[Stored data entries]
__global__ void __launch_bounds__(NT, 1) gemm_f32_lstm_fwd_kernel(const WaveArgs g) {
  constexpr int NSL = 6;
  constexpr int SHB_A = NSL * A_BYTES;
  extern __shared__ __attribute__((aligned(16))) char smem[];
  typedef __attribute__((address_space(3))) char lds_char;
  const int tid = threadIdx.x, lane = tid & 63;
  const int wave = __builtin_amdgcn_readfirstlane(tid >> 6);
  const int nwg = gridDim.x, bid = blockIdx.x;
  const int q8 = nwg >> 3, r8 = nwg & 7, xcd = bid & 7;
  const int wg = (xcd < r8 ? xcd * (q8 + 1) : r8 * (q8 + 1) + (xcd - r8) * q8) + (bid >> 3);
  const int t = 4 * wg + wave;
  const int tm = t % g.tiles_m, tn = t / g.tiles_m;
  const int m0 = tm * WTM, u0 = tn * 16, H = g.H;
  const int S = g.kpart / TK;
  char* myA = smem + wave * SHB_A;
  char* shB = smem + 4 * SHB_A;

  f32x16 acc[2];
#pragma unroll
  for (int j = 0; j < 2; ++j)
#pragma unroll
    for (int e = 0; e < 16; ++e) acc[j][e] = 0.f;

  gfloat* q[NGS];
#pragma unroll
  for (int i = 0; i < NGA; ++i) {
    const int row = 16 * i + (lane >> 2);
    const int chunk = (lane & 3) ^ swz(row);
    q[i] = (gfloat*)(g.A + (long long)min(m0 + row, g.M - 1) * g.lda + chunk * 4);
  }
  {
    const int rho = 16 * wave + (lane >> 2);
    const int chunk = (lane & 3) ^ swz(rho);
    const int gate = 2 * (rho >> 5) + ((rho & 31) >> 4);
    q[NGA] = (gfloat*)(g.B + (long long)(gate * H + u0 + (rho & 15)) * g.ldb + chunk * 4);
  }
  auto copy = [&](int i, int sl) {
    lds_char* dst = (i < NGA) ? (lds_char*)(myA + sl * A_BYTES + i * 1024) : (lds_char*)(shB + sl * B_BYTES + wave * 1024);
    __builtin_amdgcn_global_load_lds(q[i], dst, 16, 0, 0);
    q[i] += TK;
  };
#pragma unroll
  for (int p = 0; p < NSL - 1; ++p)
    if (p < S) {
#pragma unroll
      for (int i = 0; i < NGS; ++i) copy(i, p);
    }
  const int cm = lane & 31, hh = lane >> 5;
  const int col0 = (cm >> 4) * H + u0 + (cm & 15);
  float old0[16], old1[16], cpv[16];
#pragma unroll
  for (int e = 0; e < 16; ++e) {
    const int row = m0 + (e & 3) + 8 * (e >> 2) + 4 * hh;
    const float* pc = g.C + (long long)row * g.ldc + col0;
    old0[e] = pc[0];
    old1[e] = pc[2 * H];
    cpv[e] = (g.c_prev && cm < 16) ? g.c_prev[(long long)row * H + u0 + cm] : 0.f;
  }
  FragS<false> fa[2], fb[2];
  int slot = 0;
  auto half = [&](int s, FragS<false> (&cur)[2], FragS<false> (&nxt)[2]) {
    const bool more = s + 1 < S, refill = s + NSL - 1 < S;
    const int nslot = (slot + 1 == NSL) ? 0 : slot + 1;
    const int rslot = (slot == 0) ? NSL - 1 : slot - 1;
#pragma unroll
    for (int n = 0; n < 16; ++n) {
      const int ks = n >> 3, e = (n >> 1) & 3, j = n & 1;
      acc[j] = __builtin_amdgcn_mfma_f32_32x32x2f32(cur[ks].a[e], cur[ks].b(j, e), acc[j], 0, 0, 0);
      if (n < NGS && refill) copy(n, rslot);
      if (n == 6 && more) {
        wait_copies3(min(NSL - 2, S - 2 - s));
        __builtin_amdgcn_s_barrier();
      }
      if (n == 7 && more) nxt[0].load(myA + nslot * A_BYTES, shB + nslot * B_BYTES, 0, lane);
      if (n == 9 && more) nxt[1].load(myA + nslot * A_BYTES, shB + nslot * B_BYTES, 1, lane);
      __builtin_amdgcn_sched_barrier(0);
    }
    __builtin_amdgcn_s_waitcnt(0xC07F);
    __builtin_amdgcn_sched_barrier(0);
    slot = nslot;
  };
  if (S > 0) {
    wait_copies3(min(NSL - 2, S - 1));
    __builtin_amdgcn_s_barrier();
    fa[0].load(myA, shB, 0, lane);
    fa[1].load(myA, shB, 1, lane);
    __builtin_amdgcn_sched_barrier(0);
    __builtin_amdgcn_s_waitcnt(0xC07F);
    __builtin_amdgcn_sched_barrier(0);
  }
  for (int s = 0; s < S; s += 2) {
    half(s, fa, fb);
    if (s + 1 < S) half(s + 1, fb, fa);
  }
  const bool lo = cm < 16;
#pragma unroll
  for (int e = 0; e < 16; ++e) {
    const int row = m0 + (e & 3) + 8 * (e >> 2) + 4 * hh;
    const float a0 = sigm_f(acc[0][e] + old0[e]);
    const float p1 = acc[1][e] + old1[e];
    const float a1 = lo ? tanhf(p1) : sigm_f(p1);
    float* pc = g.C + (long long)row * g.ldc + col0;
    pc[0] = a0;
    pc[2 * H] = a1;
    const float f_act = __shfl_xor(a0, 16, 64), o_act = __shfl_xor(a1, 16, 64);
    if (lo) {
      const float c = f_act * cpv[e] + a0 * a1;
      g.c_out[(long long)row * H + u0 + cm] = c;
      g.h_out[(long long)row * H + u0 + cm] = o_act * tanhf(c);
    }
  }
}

[WHAT YOU SHOULD DO] Retrieve each line from the records above where the word "gfloat" occurs.

[ANSWER BOX]
  gfloat* q[NGS];
    q[i] = (gfloat*)(g.A + (long long)min(m0 + row, g.M - 1) * g.lda + chunk * 4);
    q[NGA] = (gfloat*)(g.B + (long long)(gate * H + u0 + (rho & 15)) * g.ldb + chunk * 4);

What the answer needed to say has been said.